Table 8. Clinical studies assessing effect of optogenetics in ophthalmology.

Given its one-time treatment potential, preliminary data suggest potential efficacy of optogenetics, but no specific cost-effectiveness studies are available, posing a critical challenge in clinical translation of this technique (191). In the future, optimizing gene delivery methods to avoid inflammation and retinal detachment must be a key focus in optogenetics. In this context, subretinal delivery of transgenes using an AAV2 vector has proven safe and effective in treating LCA, offering a favorable biodistribution profile compared to intravitreal injections, which, while less technically challenging, may require higher viral doses and increase inflammation risks (192, 193).

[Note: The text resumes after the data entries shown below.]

@@ -801,7 +825,7 @@
             e = with_state(h.get(), [&](auto t) { return set_lds_attr<2, decltype(t)>(p.all_m4, p.lds_bytes); });
             if (e != hipSuccess) return bail(e, "hipFuncSetAttribute(MaxDynamicSharedMemorySize)");
         }
-        if (p.wg_lds_bytes > 48 * 1024 && (e = p.wg_t512 ? gcsadmm_wg_set_lds_t512(h->n, h->dtype, p.wg_lds_bytes)
+        if (p.wg_lds_bytes > 48 * 1024 && wg_attr_bytes == p.wg_lds_bytes && (e = p.wg_t512 ? gcsadmm_wg_set_lds_t512(h->n, h->dtype, p.wg_lds_bytes)
                                                           : gcsadmm_wg_set_lds(h->n, h->dtype, p.wg_lds_bytes)) != hipSuccess)
             return bail(e, "hipFuncSetAttribute(MaxDynamicSharedMemorySize, workgroup program)");
         if (p.split_lds_bytes > 48 * 1024 && (e = gcsadmm_wg_set_split_lds(h->n, h->dtype, p.split_lds_bytes)) != hipSuccess)
@@ -824,6 +848,9 @@
         hipStream_t s = (hipStream_t)stream;
         HIPCHK(h, hipMemcpyAsync(h->loop.d_cb.get(), &cb, sizeof(cb), hipMemcpyHostToDevice, s));
         HIPCHK(h, h->loop.d_counters.zero(s));
+        HIPCHK(h, h->loop.d_ticket.zero(s));
+        HIPCHK(h, h->loop.d_window.zero(s));
+        h->window_gen = 0; h->window_failed = false;
         HIPCHK(h, h->g.d_warm.zero(s));
         HIPCHK(h, h->term.d_term_rec.zero(s));
         h->vertex_steps = 0;
@@ -861,8 +888,19 @@
     return handle_entry(h, [&] { return bad_unless(state_ok(h, st) && k >= 0); }, [&] {
         hipStream_t s = (hipStream_t)stream;
         gcsadmm_status r = GCSADMM_OK;
+        if (h->window_failed) { h->err = WINDOW_FAILED_TEXT; return GCSADMM_ERR_HIP; }
         if (h->fuses()) {
-            const WgTailDesc tail = make_wg_tail(h, st, trace_dev);
+            WgTailDesc tail = make_wg_tail(h, st, trace_dev);
+            const int window = h->resident();
+            if (window > 0) {
+                tail.gen = h->loop.d_window.get();
+                for (int i = 0; i < k && r == GCSADMM_OK; i += tail.window) {
+                    tail.window = resident_launch_window(window, 0, k - i); tail.gen_base = h->window_gen;
+                    h->window_gen += (unsigned)tail.window;
+                    r = launch_vertex(h, st, s, VertexLaunch{-1, false, &tail});
+                }
+                return r;
+            }
             for (int i = 0; i < k && r == GCSADMM_OK; ++i) r = launch_vertex(h, st, s, VertexLaunch{-1, false, &tail});
             return r;
         }
@@ -967,8 +1005,10 @@
 int32_t gcsadmm_set_fused_tail(gcsadmm_handle h, int32_t mode)
 {
     if (!h) return 0;
-    h->fused_tail_mode = mode != 0;
-    return h->fuses() ? 1 : 0;
+    const int m = mode & 0xff;
+    h->fused_tail_mode = mode < 0 ? -1 : (m == 2 ? 2 : mode != 0);
+    h->window_forced = m == 2 && mode > 0 ? mode >> 8 : 0;
+    return h->fuses() ? (h->resident() > 0 ? 2 : 1) : 0;
 }
 
 gcsadmm_status gcsadmm_set_overlap(gcsadmm_handle h, int32_t mode, int32_t *boundary_units)
@@ -1054,8 +1094,12 @@
 gcsadmm_status gcsadmm_read_control(gcsadmm_handle h, gcsadmm_control_block *out, void *stream)
 {
     return handle_entry(h, [&] { return bad_unless(out); }, [&] {
+        unsigned window[2] = {0, 0};
         HIPCHK(h, hipMemcpyAsync(out, h->loop.d_cb.get(), sizeof(*out), hipMemcpyDeviceToHost, (hipStream_t)stream));
+        HIPCHK(h, hipMemcpyAsync(window, h->loop.d_window.get(), sizeof(window), hipMemcpyDeviceToHost, (hipStream_t)stream));
         HIPCHK(h, hipStreamSynchronize((hipStream_t)stream));
+        if (window[1] != 0) h->window_failed = true;
+        if (h->window_failed) { h->err = WINDOW_FAILED_TEXT; return GCSADMM_ERR_HIP; }
         return GCSADMM_OK;
     });
 }
diff --git a/gcs_admm_amd/csrc/resident_wait.h b/gcs_admm_amd/csrc/resident_wait.h
--- /dev/null
+++ b/gcs_admm_amd/csrc/resident_wait.h
@@ -0,0 +1,29 @@
+#pragma once
+
+#if defined(__HIPCC__) || defined(__CUDACC__)
+#define GCS_RW_HD __host__ __device__ __forceinline__
+#else
+#define GCS_RW_HD inline
+#endif
+
+namespace gcs_resident {
+
+constexpr int WINDOW_MAX = 32;
+
+constexpr unsigned long long TICKS_PER_ITERATION_CEILING = 5000000ull;
+constexpr unsigned long long wait_budget_ticks(int window) { return TICKS_PER_ITERATION_CEILING * (unsigned long long)(window < 1 ? 1 : window); }
+
+GCS_RW_HD bool generation_reached(unsigned have, unsigned want) { return (int)(have - want) >= 0; }
+
+template <class Load, class Clock, class Pause>
+GCS_RW_HD bool wait_generation(Load &&load, Clock &&clock, Pause &&pause, unsigned want, unsigned long long budget)
+{
+    const unsigned long long t0 = (unsigned long long)clock();
+    for (;;) {
+        if (generation_reached(load(), want)) return true;
+        if ((unsigned long long)clock() - t0 > budget) return generation_reached(load(), want);
+        pause();
+    }
+}
+
+}
diff --git a/gcs_admm_amd/csrc/step_args.h b/gcs_admm_amd/csrc/step_args.h
--- a/gcs_admm_amd/csrc/step_args.h
+++ b/gcs_admm_amd/csrc/step_args.h
@@ -10,6 +10,7 @@
 constexpr int MAX_SPECIAL_DEG = 256;
 constexpr int EDGE_BLOCK = 256;
 constexpr int FUSED_TAIL_LDS_BYTES = (EDGE_BLOCK / 64 * 5 + 1) * 8;
+constexpr int RESIDENT_LDS_BYTES = 16;
 constexpr int wg_launch_lds_bytes(int plan_lds_bytes, bool fused_tail)
 {
     int b = 4 * MAX_SPECIAL_DEG * 8;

New delivery methods, such as suprachoroidal and sub-internal limiting membrane injections, are being investigated to potentially reduce complications and improve treatment outcomes (194).

10 Bionics

Bionic eyes, also known as retinal prostheses, represent an innovative approach to restoring vision in patients with severe retinal degeneration. These devices convert visual information into electrical signals that can be transmitted to the brain via surviving retinal cells or the optic nerve (195, 196). The Argus II retinal prosthesis, developed by Second Sight, was approved for use in patients with retinitis pigmentosa. The device featured a small camera mounted on glasses, which captures visual information and transmits it to an array of electrodes implanted on the retina. These electrodes stimulate the remaining retinal cells, allowing the patient to perceive light and shapes (197). However, despite its transformative potential, the Argus II was eventually discontinued. This decision was driven by several factors, including the device’s limited market size, significant financial challenges faced by Second Sight, and concerns over long-term reliability and safety. Consequently, the cessation of active technical support has raised concerns about device maintenance and the potential for adverse events in existing patients. While bionics offer limited visual resolution, they have been life-changing for some patients, enabling them to navigate their environment more independently. However, the visual experience provided by bionic eyes is still far from normal vision, and ongoing research aims to improve the resolution and functionality of these devices. For instance, the PRIMA bionic eye, developed by Pixium Vision, uses a subretinal implant with a higher density of electrodes, potentially offering improved visual resolution. Early clinical trials have shown that the PRIMA device can restore some degree of central vision in patients with geographic atrophy, a late-stage form of AMD (198). A list of bionics currently being clinically tested for various ocular conditions is provided in Table 9.

Table 9

Table 9. Advances in bionics in ophthalmology.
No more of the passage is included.